Hi guys just wondering if anyone can help simplifying Cauchy Integral Formula for me with the following question:
Evaluate: $\ \int_C fdz $ where $\ f(z) = \frac {1} {z-3} $ and C is:
i) any simple closed curve in a counterclockwise direction with $\ z = 3 $ inside C;
ii) any simple closed curve in a counterclockwise direction with $\ z = 3 $ outside C.
What I would do is using $\ f = 1 $ and $\ z_0=3$ but where I'm confused is if I sub $\ z = 3$ in is this not undefined?
Seeing as the Cauchy Integral Formula is : $$\ \int_C \frac {f(z)}{z-z_0}dz = 2\pi i f(z_0) $$ does this mean my answer is just $\ 6\pi i? $ (I'm just thinking outload here) and any help with the second part would be brilliant also! Thanks
Let us first consider Part (ii).
As the only singularity of the function $f(z)$ is at $z = 3$, any integral over a closed curve that does not contain the point $z = 3$ is just $0$, as there are no singularities contained within the curve.
Therefore, $\oint_C f(z)dz = 0$ for any closed curve $C$ that doesn't contain the point $z = 3$.
Now we consider Part (i), where $z = 3$ is contained within the curve. Here, one must evaluate the Residue of $f(z)$ the point $z = 3$.

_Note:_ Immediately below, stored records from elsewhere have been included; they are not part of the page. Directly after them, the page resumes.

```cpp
size_t sg_bfs_workspace_bytes(int n, int64_t n_edges) {
  const size_t nn = static_cast<size_t>(n > 0 ? n : 1);
  const size_t ne = static_cast<size_t>(n_edges > 0 ? n_edges : 1);
  const size_t be = big_stage_entries(n);
  return 14 * align_up(nn * 4) + align_up(64 * 4) + align_up(scan_workspace_bytes(n)) +
         align_up(ne * sizeof(int2)) + 2 * (align_up(be * 4) + align_up(be * 8)) + 256;
}

int sg_bfs_cluster_label(const int32_t *bq_idxs, const int32_t *start_len, int n, int64_t n_edges,
                         int list_flags, const int32_t *seg_of_point, const float *seg_thr,
                         int n_seg, int32_t *n_cluster_host, int32_t *sum_npoint_host, void *ws,
                         size_t ws_bytes, sg_stream_t stream_) {
  SG_REQUIRE(n >= 0 && n_seg >= 1 && seg_thr != nullptr, "sg_bfs_cluster_label: bad arguments");
  hipStream_t stream = as_stream(stream_);
  BfsWs w;
  if (!bfs_carve(ws, ws_bytes, n, n_edges, &w)) {
    set_error("sg_bfs_cluster_label: workspace too small");
    return SG_ERR_WORKSPACE;
  }
  *n_cluster_host = 0;
  *sum_npoint_host = 0;
  if (n == 0) return SG_OK;
  const int grid = (n + 255) / 256;
  hipMemsetAsync(w.counters, 0, 64 * 4, stream);
  bfs_init_kernel<<<grid, 256, 0, stream>>>(n, w.parent, w.size, w.owner);
  static const bool one_pass = getenv("SG_BFS_ONE_PASS") != nullptr;
  if (!one_pass) {
    static const bool sample_env = getenv("SG_BFS_SAMPLE") != nullptr;
    if (sample_env || !(list_flags & SG_LISTS_SORTED))
      bfs_union_kernel<1><<<grid_for(n, 4, 256 * 16), 256, 0, stream>>>(bq_idxs, start_len, n,
                                                                      list_flags & SG_LISTS_SORTED,
                                                                      list_flags & SG_LISTS_RADIUS,
                                                                      w.parent, w.asym_nodes, w.counters);
    else
      bfs_hook_min_kernel<<<grid, 256, 0, stream>>>(bq_idxs, start_len, n, list_flags & SG_LISTS_SORTED,
                                                   list_flags & SG_LISTS_RADIUS, w.parent);
    bfs_compress_kernel<<<grid, 256, 0, stream>>>(n, w.parent);
  }
  bfs_union_kernel<0><<<grid_for(n, 4, 256 * 16), 256, 0, stream>>>(bq_idxs, start_len, n,
                                                                  list_flags & SG_LISTS_SORTED,
                                                                  list_flags & SG_LISTS_RADIUS,
                                                                  w.parent, w.asym_nodes, w.counters);
  bfs_flatten_kernel<<<grid, 256, 0, stream>>>(n, w.parent, w.lab);
  bfs_store_root_kernel<<<grid, 256, 0, stream>>>(n, w.lab, w.parent);

  int32_t *host_counters = pinned_words();
  SG_REQUIRE(host_counters != nullptr, "sg_bfs_cluster_label: pinned allocation failed");
  for (int i = 0; i < 5; ++i) host_counters[i] = 0;
  for (int pass = 0; pass < 2; ++pass) {
    if (pass == 1) {
      const int n_asym = host_counters[0];
      while (true) {
        hipMemsetAsync(w.counters + 1, 0, 4, stream);
        bfs_propagate_kernel<<<grid_for(n_asym, 4, 256 * 16), 256, 0, stream>>>(
            bq_idxs, start_len, w.asym_nodes, n_asym, w.parent, w.lab, w.counters);
        host_counters[8] = 0;
        hipMemcpyAsync(host_counters + 8, w.counters + 1, 4, hipMemcpyDeviceToHost, stream);
        if (hipStreamSynchronize(stream) != hipSuccess) return check_launch("bfs propagate");
        if (!host_counters[8]) break;
      }
      bfs_zero_size_kernel<<<grid, 256, 0, stream>>>(n, w.size);
    }
    bfs_label_kernel<<<grid, 256, 0, stream>>>(n, w.parent, w.lab, start_len, w.label, w.size);
    const int4 *label = w.label;
    const int32_t *size = w.size;
    int32_t *cid = w.cid, *coff = w.coff;
    auto keep = [label, size, seg_of_point, seg_thr] __device__(int64_t i) -> int {
      if (label[i].x != static_cast<int32_t>(i)) return 0;
      const float thr = seg_thr[seg_of_point ? seg_of_point[i] : 0];
      return static_cast<float>(size[i]) >= thr ? 1 : 0;
    };
    int32_t *max_kept = w.counters + 4;
    auto keep_size = [keep, size, max_kept] __device__(int64_t i) -> int {
      const int s = keep(i) ? size[i] : 0;
      if (s > kBigMin) atomicMax(max_kept, s);
      return s;
    };
    int rc = exclusive_scan(keep, [cid] __device__(int64_t i, int v) { cid[i] = v; }, n,
                            w.counters + 2, w.scan_ws, w.scan_bytes, stream);
    if (rc != SG_OK) return rc;
    rc = exclusive_scan(keep_size, [coff] __device__(int64_t i, int v) { coff[i] = v; }, n,
                        w.counters + 3, w.scan_ws, w.scan_bytes, stream);
    if (rc != SG_OK) return rc;
    hipMemcpyAsync(host_counters, w.counters, 5 * sizeof(int32_t), hipMemcpyDeviceToHost, stream);
    if (hipStreamSynchronize(stream) != hipSuccess) return check_launch("sg_bfs_cluster_label");
    if (host_counters[0] == 0) break;
    if (pass == 0) hipMemsetAsync(w.counters + 4, 0, 4, stream);
  }
  *n_cluster_host = host_counters[2];
  *sum_npoint_host = host_counters[3];
  t_bfs_note.ws = ws;
  t_bfs_note.max_kept = host_counters[4];
  return check_launch("sg_bfs_cluster_label");
}

int sg_bfs_cluster_emit(const int32_t *bq_idxs, const int32_t *start_len, int n, int64_t n_edges,
                        const int32_t *seg_of_point, const float *seg_thr, int n_cluster,
                        int sum_npoint, int32_t *cluster_idxs, int32_t *cluster_offsets, void *ws,
                        size_t ws_bytes, sg_stream_t stream_) {
  SG_REQUIRE(n >= 0 && n_cluster >= 0 && sum_npoint >= 0, "sg_bfs_cluster_emit: bad arguments");
  hipStream_t stream = as_stream(stream_);
  BfsWs w;
  if (!bfs_carve(ws, ws_bytes, n, n_edges, &w)) {
    set_error("sg_bfs_cluster_emit: workspace too small");
    return SG_ERR_WORKSPACE;
  }
  if (n_cluster == 0 || n == 0) {
    hipMemsetAsync(cluster_offsets, 0, 4, stream);
    return SG_OK;
  }
  bfs_seed_kernel<<<(n + 255) / 256, 256, 0, stream>>>(n, w.label, w.size, w.cid, w.coff,
                                                       seg_of_point, seg_thr, w.seeds,
                                                       cluster_offsets);
  bfs_edge_rec_kernel<<<grid_for(n, 4, 256 * 16), 256, 0, stream>>>(bq_idxs, w.label, w.cid, w.seeds, n,
                                                                     n_cluster, w.erec);
  static const bool want_stats = getenv("SG_BFS_STATS") != nullptr;
  int32_t *stats = nullptr;
  if (want_stats) {
    hipMalloc(&stats, 256 * 8 * 4);
// ... 135 lines not shown
```

### softgroup_amd/csrc/scan_forward.hip

```cpp
#include <stdlib.h>
#include <string.h>
#include <condition_variable>

#include <map>
#include <mutex>
#include <utility>

#include "common.h"
#include "heads.h"

#define SG_TRY_(expr)             \
  do {                            \
    const int rc_ = (expr);       \
    if (rc_ != SG_OK) return rc_; \
  } while (0)

namespace sg {

extern thread_local void (*t_scan_emit_hook)(void *);
extern thread_local void (*t_unet_conv_hook)(void *);
extern thread_local void *t_unet_conv_ctx;
extern thread_local void *t_scan_emit_ctx;

__global__ void __launch_bounds__(256) voxelize_cat_kernel(const float *__restrict__ a, int ca,
// ... 232 lines not shown
static void start_dense_copy(void *ctx) {
  DenseCopy *d = static_cast<DenseCopy *>(ctx);
  if (d->issued || d->bytes == 0) return;
  d->issued = true;
  static const int d2h_wgs = getenv("SG_SCAN_D2H_WGS") ? atoi(getenv("SG_SCAN_D2H_WGS")) : 0;
  static const bool side = !(getenv("SG_SCAN_COPY_STREAM") && atoi(getenv("SG_SCAN_COPY_STREAM")) == 0);
  hipStream_t cs = side ? d->ss->copy : d->main;
  if (side && (hipEventRecord(d->ss->packed, d->main) != hipSuccess ||
               hipStreamWaitEvent(d->ss->copy, d->ss->packed, 0) != hipSuccess)) {
    d->failed = true;
    return;
  }
  if (d2h_wgs > 0 && d->bytes % 16 == 0) {
    d2h_copy_kernel<<<d2h_wgs, 256, 0, cs>>>(static_cast<const u32x4 *>(d->dev_block),
                                             static_cast<u32x4 *>(d->host_block), d->bytes / 16);
    if (hipGetLastError() != hipSuccess) d->failed = true;
  } else if (hipMemcpyAsync(d->host_block, d->dev_block, d->bytes, hipMemcpyDeviceToHost, cs) != hipSuccess) {
    d->failed = true;
  }
  if (hipEventRecord(d->ss->copied, cs) != hipSuccess) d->failed = true;
}

static Mlp2 as_mlp(const sg_mlp2 &m) { return Mlp2{m.w1, m.b1, m.bn_scale, m.bn_shift, m.w2, m.b2, m.out}; }

struct Carve {
  char *base;
  size_t cap, off;
  Carve(void *p, size_t n) : base(static_cast<char *>(p)), cap(n), off(0) {}
  template <typename T>
  T *take(size_t count) {
    const size_t bytes = align_up((count ? count : 1) * sizeof(T));
    const size_t at = off;
    off += bytes;
    return off > cap ? nullptr : reinterpret_cast<T *>(base + at);
  }
  size_t at(const void *p) const { return static_cast<size_t>(static_cast<const char *>(p) - base); }
};

}

using namespace sg;

extern "C" {

int sg_softmax_rows(const float *x, int64_t rows, int cols, float *out, sg_stream_t stream) {
  SG_REQUIRE(rows >= 0 && cols >= 1 && cols <= 32 && x && out, "sg_softmax_rows: rows of 1..32 columns (got %d)", cols);
  if (rows == 0) return SG_OK;
  const int grid = static_cast<int>((rows + 255) / 256);
  if (cols <= 4) softmax_rows_kernel<4><<<grid, 256, 0, as_stream(stream)>>>(x, rows, cols, out);
  else if (cols <= 8) softmax_rows_kernel<8><<<grid, 256, 0, as_stream(stream)>>>(x, rows, cols, out);
  else if (cols <= 16) softmax_rows_kernel<16><<<grid, 256, 0, as_stream(stream)>>>(x, rows, cols, out);
  else softmax_rows_kernel<32><<<grid, 256, 0, as_stream(stream)>>>(x, rows, cols, out);
  return check_launch("sg_softmax_rows");
}

int sg_mlp_rows(const float *feats, const int32_t *idx, int64_t rows, int channels, const sg_mlp2 *mlp, float *out,
                sg_stream_t stream) {
  SG_REQUIRE(rows >= 0 && mlp && feats && out, "sg_mlp_rows: bad arguments");
  SG_REQUIRE(channels == 16 || channels == 32, "sg_mlp_rows: channels must be 16 or 32 (got %d)", channels);
  SG_REQUIRE(mlp->out >= 1 && mlp->out <= 32, "sg_mlp_rows: head width %d out of range", mlp->out);
  if (rows == 0) return SG_OK;
  const int grid = static_cast<int>((rows + 255) / 256);
  if (channels == 32) mlp_rows_kernel<32><<<grid, 256, 0, as_stream(stream)>>>(feats, idx, rows, as_mlp(*mlp), out);
  else mlp_rows_kernel<16><<<grid, 256, 0, as_stream(stream)>>>(feats, idx, rows, as_mlp(*mlp), out);
  return check_launch("sg_mlp_rows");
}
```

The Residue is easily evaluated, as we only have to deal with a simple pole. It is given by: $$\text{Res}_3 f(z) = 2\pi i\lim\limits_{z \rightarrow 3}{(z - 3)f(z)} = 2\pi i$$
Thus, in this case, $\oint_C f(z)dz = 2\pi i$, if I haven't made any mistakes (no guarantees there, I'm pretty new to Residue Calculus myself).